▶ **EXERCISE REQUIREMENTS**
Look through the entries below and count the lines with the word "shown" in them; give only the number.

EXTRACTED DATA START

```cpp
template <int CTRL>
DI float dpp0(float v) { return __int_as_float(__builtin_amdgcn_update_dpp(0, __float_as_int(v), CTRL, 0xf, 0xf, true)); }
template <int G> DI int glane() { return (int)(threadIdx.x & (G - 1)); }
template <int G, int K> DI float rbc(float v) {
    if constexpr (G == 16) return dpp0<0x150 + K>(v);
    else {
        const int iv = __float_as_int(v);
        const int t = __builtin_amdgcn_update_dpp(iv, iv, 0x150 + K, 0xf, 0x3, false);
        return __int_as_float(__builtin_amdgcn_update_dpp(t, iv, 0x150 + 8 + K, 0xf, 0xc, false));
    }
}
template <int G, int D> DI float rshr0(float v) {
    const float t = dpp0<0x110 + D>(v);
    if constexpr (G == 16) return t; else return (glane<G>() < D) ? 0.f : t;
}
// ... 350 lines not shown
        int nq = __float_as_int(mb[MB_POSE + 10]);
#pragma unroll
        for (int i = arm_cull_rounds<G>(); i < NE; ++i) {
            const int eraw = i * G + gl, e = eraw < N_TOP ? eraw : N_TOP - 1;
            const bool cand = (eraw < N_TOP) && collide_cull(lds, e, M, C, s_pre[i], dz, xs, sxc, sz);
            const unsigned gm = (unsigned)(__ballot(cand) >> gbase) & GMASK;
            mb[MB_Q + (cand ? nq + __popc(gm & ((1u << gl) - 1u)) : 99)] = __int_as_float(e);
            nq += __popc(gm);
        }
        group_sync();
        int nc = 0;
        collide_queue<G>(lds, mb + MB_Q, nq, &EB(GE_CG), gl, gbase, M, C, &EB(GE_S), dz, xs, sxc, sy, sz, nc);
        constexpr bool EARLY = G == 8;
        ContactRows P;
        int nc_early = nc, overflow_early = 0, ncmax_early = 0, cel_early[MAXC];
        if constexpr (EARLY) {
            contact_overflow<G>(lds, eb, gl, gbase, nc_early);
            if (nc_early > MAXC) { overflow_early = 1; nc_early = MAXC; }
            group_sync();
#pragma unroll
            for (int k = MAXC; k >= 1; --k) if (ncmax_early == 0 && __any(nc_early >= k)) ncmax_early = k;
#pragma unroll
            for (int k = 0; k < MAXC; ++k) cel_early[k] = (k < nc_early) ? __float_as_int(EB(GE_CG + k * CG_WORDS + 6)) : 0;
            if (ncmax_early > 0) contact_rows<G>(lds, eb, gl, M, C, nc_early, cel_early, vz, P);
        }
        RSTAMP(3);
        USIM_BAR();
        RSTAMP(4);
        if constexpr (!EARLY) contact_overflow<G>(lds, eb, gl, gbase, nc);
        int overflow = 0;
        if (nc > MAXC) { overflow = 1; nc = MAXC; }
        if constexpr (!EARLY) group_sync();
        XSTAMP(0);
        int ncmax = 0;
        if constexpr (EARLY) { nc = nc_early; overflow = overflow_early; ncmax = ncmax_early; }
        else {
#pragma unroll
            for (int k = MAXC; k >= 1; --k) if (ncmax == 0 && __any(nc >= k)) ncmax = k;
        }
        XSTAMP(1);
        float gf[MAXC], W[6] = {0, 0, 0, 0, 0, 0};
        int cel[MAXC];
#pragma unroll
        for (int k = 0; k < MAXC; ++k) { const int ek = __float_as_int(EB(GE_CG + k * CG_WORDS + 6)); gf[k] = 0.f; cel[k] = EARLY ? cel_early[k] : ((k < nc) ? ek : 0); }
        if (ncmax > 0) {
            float alpha[6], vs[6], Lp[21];
#pragma unroll
            for (int a = 0; a < 6; ++a) {
                alpha[a] = mb[MB_OP + 48 + a]; vs[a] = mb[MB_OP + 54 + a];
#pragma unroll
                for (int b = 0; b <= a; ++b) Lp[PK(a, b)] = mb[MB_OP + a * 8 + b];
            }
            XSTAMP(2);
            contact_solve<G, EARLY>(lds, eb, gl, M, C, nc, ncmax, cel, Lp, alpha, vs, mu, vz, P, W, gf, dbg, cy.wr);
            XSTAMP(3);
        } else warm_clear(cy.wr);
        if (gl == 0) {
            *reinterpret_cast<float4*>(&mb[MB_W]) = make_float4(W[0], W[1], W[2], W[3]);
            *reinterpret_cast<float4*>(&mb[MB_W + 4]) = make_float4(W[4], W[5], __int_as_float(nc), __int_as_float(overflow));
#pragma unroll
            for (int k = 0; k < MAXC; ++k) { const int sh = tb_shell[cel[k]]; mb[MB_W + 8 + k] = __int_as_float((k < nc) ? sh : -1); }
        }
        RSTAMP(5);
        USIM_BAR();
        RSTAMP(6);
        {
            float acc_e[NE];
#pragma unroll
            for (int i = 0; i < NE; ++i) { const int e = gl + i * G; acc_e[i] = (e < N_TOP) ? EB(GE_A + e) : 0.f; }
#pragma unroll
            for (int k = 0; k < MAXC; ++k) {
#pragma unroll
                for (int i = 0; i < NE; ++i) {
                    const int e = (gl + i * G < N_TOP) ? gl + i * G : N_TOP - 1;
                    acc_e[i] = fmaf(lds[TB_LINV + e * LROW + cel[k]], gf[k], acc_e[i]);
                }
            }
#pragma unroll
            for (int i = 0; i < NE; ++i) {
                const int e = gl + i * G;
                if (e >= N_TOP) continue;
                const float sdn = sd_pre[i] + dt * acc_e[i];
                const float sn = s_pre[i] + dt * sdn;
                if (valid) { LAT(LAT_SD + e) = sdn; LAT(LAT_S + e) = sn; }
                if constexpr (RES) { sd_pre[i] = sdn; s_pre[i] = sn; EB(GE_S + e) = sn; }
            }
            if constexpr (WARM) { if (valid) warm_store(warm_rows, gl, cy.wr); }
        }
        RSTAMP(7);
        USIM_BAR();
        RSTAMP(8);
        return;
    }
    const int comp = gl & 3;
    const bool blk = (gl & 4) != 0;
    const bool is_task = (gl < 8) && comp != 3;
    auto pick = [&](f3 v) { return comp == 0 ? v.x : (comp == 1 ? v.y : v.z); };

    bool need = false;
    int ep_t = episode;
    if constexpr (MODE == 1) {
        need = refill ? valid : (io.mask ? io.mask[ei] != 0 : true);
        if (!__any(need)) continue;
        ep_t = refill ? item_ep : episode + 1;
        if (!refill) episode = ep_t;
        const uint32_t gid = (uint32_t)(C.env_offset + ei);
        const u4 r = philox(gid, (uint32_t)ep_t, (uint32_t)(gl < 3 ? gl : 2), 0u, C.key0, C.key1);
// ... 331 lines not shown
    float W[6] = {0, 0, 0, 0, 0, 0};
    int ncon = 0, overflow = 0, con_shell[MAXC];
#pragma unroll
    for (int k = 0; k < MAXC; ++k) con_shell[k] = -1;
    if constexpr (ROLE == 1) {
        if (is_task) {
            const int arow = blk ? 3 + comp : comp;
            float* mbo = xl + MB_OP;
            *reinterpret_cast<float4*>(&mbo[arow * 8]) = make_float4(Li[0], Li[1], Li[2], Li[3]);
            mbo[arow * 8 + 4] = Li[4]; mbo[arow * 8 + 5] = Li[5];
            mbo[48 + arow] = alpha_t; mbo[54 + arow] = v6;
        }
        RSTAMP(3);
        USIM_BAR();
        RSTAMP(4);
        precompute();
        RSTAMP(5);
        USIM_BAR();
        RSTAMP(6);
        const float4 w0 = *reinterpret_cast<const float4*>(&xl[MB_W]), w1 = *reinterpret_cast<const float4*>(&xl[MB_W + 4]);
        W[0] = w0.x; W[1] = w0.y; W[2] = w0.z; W[3] = w0.w; W[4] = w1.x; W[5] = w1.y;
        ncon = __float_as_int(w1.z); overflow = __float_as_int(w1.w);
#pragma unroll
        for (int k = 0; k < MAXC; ++k) con_shell[k] = __float_as_int(xl[MB_W + 8 + k]);
    } else if constexpr (TORSO != 0) {
        const int* tb_shell = reinterpret_cast<const int*>(lds + TB_SHELL);
        float dz, vz, az;
        torso_motion(C, tphys, dz, vz, az);
        lattice_rhs<G, NE>(lds, eb, gl, M, az, kst, kdmp, MODE == 0, s_pre, sd_pre);
        USIM_STAMP(dbg, 5);
        int nc = collide_all<G, NE>(lds, eb, gl, gbase, M, C, MODE == 0, s_pre, dz, xs, sy, sz);
        lattice_solve<G>(lds, eb, gl, gbase);
        contact_overflow<G>(lds, eb, gl, gbase, nc);
        USIM_STAMP(dbg, 7);
        if (nc > MAXC) { overflow = 1; nc = MAXC; }
        ncon = nc;
        group_sync();
        int ncmax = 0;
#pragma unroll
        for (int k = MAXC; k >= 1; --k) if (ncmax == 0 && __any(nc >= k)) ncmax = k;
        float gf[MAXC];
        int cel[MAXC];
#pragma unroll
        for (int k = 0; k < MAXC; ++k) { gf[k] = 0.f; cel[k] = (k < nc) ? __float_as_int(EB(GE_CG + k * CG_WORDS + 6)) : 0; }
        if (ncmax > 0) {
            float alpha[6], vs[6], Lp[21];
            static_for<6>([&](auto Ac) {
                constexpr int a = decltype(Ac)::value;
                alpha[a] = rbc<G, TASK_LANE[a]>(alpha_t); vs[a] = rbc<G, TASK_LANE[a]>(v6);
#pragma unroll
                for (int b = 0; b <= a; ++b) Lp[PK(a, b)] = rbc<G, TASK_LANE[a]>(Li[b]);
            });
            USIM_STAMP(dbg, 8);
            if constexpr (MODE == 0) contact_solve<G, false>(lds, eb, gl, M, C, nc, ncmax, cel, Lp, alpha, vs, mu, vz, ContactRows{}, W, gf, dbg, cy.wr);
            else { NoWarm cold; contact_solve<G, false>(lds, eb, gl, M, C, nc, ncmax, cel, Lp, alpha, vs, mu, vz, ContactRows{}, W, gf, dbg, cold); }
        } else warm_clear(cy.wr);
        USIM_STAMP(dbg, 11);
        if constexpr (MODE == 1) {
            if (valid && need && !refill) {
                for (int e = gl; e < N_TOP; e += G) { LAT(LAT_S + e) = 0.f; LAT(LAT_SD + e) = 0.f; }
                if constexpr (WARM) warm_rows_clear<G>(warm_rows, gl);
            }
        } else {
            float acc_e[NE];
#pragma unroll
            for (int i = 0; i < NE; ++i) { const int e = gl + i * G; acc_e[i] = (e < N_TOP) ? EB(GE_A + e) : 0.f; }
#pragma unroll
            for (int k = 0; k < MAXC; ++k) {
                if (k < ncmax) {
#pragma unroll
                    for (int i = 0; i < NE; ++i) {
                        const int e = (gl + i * G < N_TOP) ? gl + i * G : N_TOP - 1;
                        acc_e[i] = fmaf(lds[TB_LINV + e * LROW + cel[k]], gf[k], acc_e[i]);
                    }
                }
            }
#pragma unroll
            for (int i = 0; i < NE; ++i) {
                const int e = gl + i * G;
                if (e >= N_TOP) continue;
                const float sdn = sd_pre[i] + dt * acc_e[i];
                const float sn = s_pre[i] + dt * sdn;
                if (valid) { LAT(LAT_SD + e) = sdn; LAT(LAT_S + e) = sn; }
                if constexpr (RES) { sd_pre[i] = sdn; s_pre[i] = sn; }
            }
            if constexpr (WARM) { if (valid) warm_store(warm_rows, gl, cy.wr); }
        }
#pragma unroll
        for (int k = 0; k < MAXC; ++k) con_shell[k] = (k < nc) ? tb_shell[cel[k]] : -1;
    }
    USIM_STAMP(dbg, 12);

    if constexpr (ROLE != 1) precompute();
    float tq[3];
    f3 hv;
    {
        float qacc = qs, aq_t = alpha_t;
        if (TORSO) {
#pragma unroll
            for (int a = 0; a < 6; ++a) { qacc = fmaf(Xm[a], W[a], qacc); aq_t = fmaf(Li[a], W[a], aq_t); }
        }
        float aq[6];
        static_for<6>([&](auto Ac) { constexpr int a = decltype(Ac)::value; aq[a] = rbc<G, TASK_LANE[a]>(aq_t); });
        const f3 alq = mk(aq[3], aq[4], aq[5]);
        const f3 alt = al + alq;
        const f3 a7 = ao + mk(aq[0], aq[1], aq[2]) - cross(alq, s_xso);
        const f3 ac = a7 + cross(alt, s_rc) + s_wwrc;
        const f3 N = rot_inertia(alt) + s_nw;
// ... 213 lines not shown
```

EXTRACTED DATA END

▶ **TASK ANSWER**
3